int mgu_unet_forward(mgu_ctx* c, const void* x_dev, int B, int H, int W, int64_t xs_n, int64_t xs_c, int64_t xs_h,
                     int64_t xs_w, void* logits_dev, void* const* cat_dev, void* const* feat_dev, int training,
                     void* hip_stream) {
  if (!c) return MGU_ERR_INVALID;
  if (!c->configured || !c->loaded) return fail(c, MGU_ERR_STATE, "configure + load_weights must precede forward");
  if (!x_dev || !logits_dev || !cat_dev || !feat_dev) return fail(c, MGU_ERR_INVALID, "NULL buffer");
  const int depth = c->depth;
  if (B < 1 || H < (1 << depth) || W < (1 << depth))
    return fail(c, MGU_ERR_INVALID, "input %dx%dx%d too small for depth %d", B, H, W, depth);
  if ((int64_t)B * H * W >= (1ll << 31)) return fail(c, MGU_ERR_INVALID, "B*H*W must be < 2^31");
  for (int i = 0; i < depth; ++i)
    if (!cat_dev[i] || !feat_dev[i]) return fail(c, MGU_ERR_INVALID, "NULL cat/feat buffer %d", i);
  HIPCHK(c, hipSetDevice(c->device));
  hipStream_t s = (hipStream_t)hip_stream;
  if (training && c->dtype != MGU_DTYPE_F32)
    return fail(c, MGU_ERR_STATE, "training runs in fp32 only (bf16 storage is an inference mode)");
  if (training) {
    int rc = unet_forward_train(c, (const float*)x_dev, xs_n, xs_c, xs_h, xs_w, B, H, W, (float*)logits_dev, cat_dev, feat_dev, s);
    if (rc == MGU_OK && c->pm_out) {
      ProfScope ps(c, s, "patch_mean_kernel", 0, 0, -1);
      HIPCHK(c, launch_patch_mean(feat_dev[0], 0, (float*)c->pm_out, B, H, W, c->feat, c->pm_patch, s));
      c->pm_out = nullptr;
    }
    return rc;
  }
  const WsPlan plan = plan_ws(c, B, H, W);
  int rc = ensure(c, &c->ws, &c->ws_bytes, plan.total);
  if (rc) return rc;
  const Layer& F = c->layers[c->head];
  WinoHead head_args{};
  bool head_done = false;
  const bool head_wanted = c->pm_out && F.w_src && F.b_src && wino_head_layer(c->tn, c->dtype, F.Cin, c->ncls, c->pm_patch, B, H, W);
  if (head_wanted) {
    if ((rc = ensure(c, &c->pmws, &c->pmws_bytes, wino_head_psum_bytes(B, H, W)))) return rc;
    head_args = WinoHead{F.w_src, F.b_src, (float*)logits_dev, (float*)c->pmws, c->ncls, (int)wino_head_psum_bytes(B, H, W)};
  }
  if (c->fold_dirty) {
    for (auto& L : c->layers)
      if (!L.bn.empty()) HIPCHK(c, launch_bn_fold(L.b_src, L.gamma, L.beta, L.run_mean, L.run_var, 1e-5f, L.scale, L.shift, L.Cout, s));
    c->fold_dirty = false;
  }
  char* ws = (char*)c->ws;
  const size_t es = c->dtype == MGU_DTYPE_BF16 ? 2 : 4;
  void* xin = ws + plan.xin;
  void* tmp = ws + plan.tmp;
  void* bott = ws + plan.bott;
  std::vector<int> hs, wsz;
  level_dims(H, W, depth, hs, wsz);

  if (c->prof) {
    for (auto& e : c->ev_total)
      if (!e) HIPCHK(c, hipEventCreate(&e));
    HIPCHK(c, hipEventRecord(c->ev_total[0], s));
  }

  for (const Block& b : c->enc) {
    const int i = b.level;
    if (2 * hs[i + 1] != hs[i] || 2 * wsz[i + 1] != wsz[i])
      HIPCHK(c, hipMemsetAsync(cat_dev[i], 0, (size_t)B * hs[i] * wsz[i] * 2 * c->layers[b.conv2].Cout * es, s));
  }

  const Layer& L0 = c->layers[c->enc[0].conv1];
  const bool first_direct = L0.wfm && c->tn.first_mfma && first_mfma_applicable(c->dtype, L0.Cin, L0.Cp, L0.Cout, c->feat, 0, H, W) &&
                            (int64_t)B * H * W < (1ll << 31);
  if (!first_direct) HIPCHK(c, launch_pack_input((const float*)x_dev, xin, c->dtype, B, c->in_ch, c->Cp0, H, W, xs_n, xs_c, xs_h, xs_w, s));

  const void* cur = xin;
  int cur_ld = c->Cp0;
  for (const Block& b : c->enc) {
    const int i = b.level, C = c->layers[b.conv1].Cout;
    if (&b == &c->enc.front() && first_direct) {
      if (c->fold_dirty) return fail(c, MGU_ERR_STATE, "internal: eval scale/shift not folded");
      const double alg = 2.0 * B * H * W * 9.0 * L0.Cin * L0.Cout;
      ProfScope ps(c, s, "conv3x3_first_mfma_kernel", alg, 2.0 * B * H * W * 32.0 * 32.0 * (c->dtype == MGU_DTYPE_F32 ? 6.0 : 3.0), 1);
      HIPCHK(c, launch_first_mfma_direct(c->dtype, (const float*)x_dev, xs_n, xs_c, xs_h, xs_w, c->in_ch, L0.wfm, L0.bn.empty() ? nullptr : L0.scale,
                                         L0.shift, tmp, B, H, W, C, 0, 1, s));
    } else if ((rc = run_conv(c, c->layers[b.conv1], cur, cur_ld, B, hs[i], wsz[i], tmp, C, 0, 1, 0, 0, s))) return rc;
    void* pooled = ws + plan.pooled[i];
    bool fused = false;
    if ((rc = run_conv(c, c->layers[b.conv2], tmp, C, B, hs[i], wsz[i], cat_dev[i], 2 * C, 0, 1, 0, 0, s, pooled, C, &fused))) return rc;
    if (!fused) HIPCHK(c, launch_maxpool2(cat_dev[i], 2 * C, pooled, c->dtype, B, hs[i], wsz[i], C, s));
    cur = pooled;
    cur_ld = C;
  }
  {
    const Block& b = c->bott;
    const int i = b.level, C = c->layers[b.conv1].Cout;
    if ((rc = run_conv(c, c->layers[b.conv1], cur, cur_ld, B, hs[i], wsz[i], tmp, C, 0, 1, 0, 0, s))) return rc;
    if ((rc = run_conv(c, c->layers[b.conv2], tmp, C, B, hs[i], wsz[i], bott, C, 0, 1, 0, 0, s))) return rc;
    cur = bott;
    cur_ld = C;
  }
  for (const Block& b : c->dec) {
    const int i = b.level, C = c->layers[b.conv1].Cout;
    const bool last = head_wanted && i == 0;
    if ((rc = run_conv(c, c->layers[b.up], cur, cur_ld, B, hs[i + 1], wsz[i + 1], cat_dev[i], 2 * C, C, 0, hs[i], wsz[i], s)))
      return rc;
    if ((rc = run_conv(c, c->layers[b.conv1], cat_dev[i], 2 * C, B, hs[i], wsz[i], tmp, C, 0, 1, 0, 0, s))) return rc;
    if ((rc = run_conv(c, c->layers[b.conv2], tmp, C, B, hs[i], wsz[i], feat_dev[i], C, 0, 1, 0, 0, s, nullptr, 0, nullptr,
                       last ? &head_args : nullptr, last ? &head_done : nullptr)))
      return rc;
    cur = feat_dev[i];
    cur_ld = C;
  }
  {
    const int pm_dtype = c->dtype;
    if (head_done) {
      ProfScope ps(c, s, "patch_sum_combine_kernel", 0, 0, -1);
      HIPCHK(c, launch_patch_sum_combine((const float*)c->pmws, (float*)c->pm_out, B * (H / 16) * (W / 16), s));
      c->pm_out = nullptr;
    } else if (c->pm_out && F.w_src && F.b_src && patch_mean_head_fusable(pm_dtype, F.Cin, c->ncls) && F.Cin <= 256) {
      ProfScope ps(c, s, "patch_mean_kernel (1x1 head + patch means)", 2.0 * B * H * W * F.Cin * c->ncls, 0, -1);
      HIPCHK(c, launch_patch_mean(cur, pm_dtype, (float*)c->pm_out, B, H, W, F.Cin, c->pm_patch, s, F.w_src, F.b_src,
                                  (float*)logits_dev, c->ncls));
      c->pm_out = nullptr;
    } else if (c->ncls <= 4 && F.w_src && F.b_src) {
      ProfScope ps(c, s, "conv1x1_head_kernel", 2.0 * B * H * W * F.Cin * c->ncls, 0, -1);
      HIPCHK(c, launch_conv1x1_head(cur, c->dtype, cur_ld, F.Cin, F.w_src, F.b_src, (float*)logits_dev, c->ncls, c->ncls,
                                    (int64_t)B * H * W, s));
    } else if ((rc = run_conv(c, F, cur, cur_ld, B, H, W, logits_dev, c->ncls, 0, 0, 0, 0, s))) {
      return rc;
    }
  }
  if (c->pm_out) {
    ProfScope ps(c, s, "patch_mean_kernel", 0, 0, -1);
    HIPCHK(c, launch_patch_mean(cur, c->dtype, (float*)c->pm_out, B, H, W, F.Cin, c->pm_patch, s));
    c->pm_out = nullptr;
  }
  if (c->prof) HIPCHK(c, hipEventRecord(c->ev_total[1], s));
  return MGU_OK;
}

□ □ □

Your objective> Here the job is to output the lines from the start of the material through the line with "if (!c) return MGU_ERR_INVALID;", inclusive, exactly and with nothing else.

Answer space>
int mgu_unet_forward(mgu_ctx* c, const void* x_dev, int B, int H, int W, int64_t xs_n, int64_t xs_c, int64_t xs_h,
                     int64_t xs_w, void* logits_dev, void* const* cat_dev, void* const* feat_dev, int training,
                     void* hip_stream) {
  if (!c) return MGU_ERR_INVALID;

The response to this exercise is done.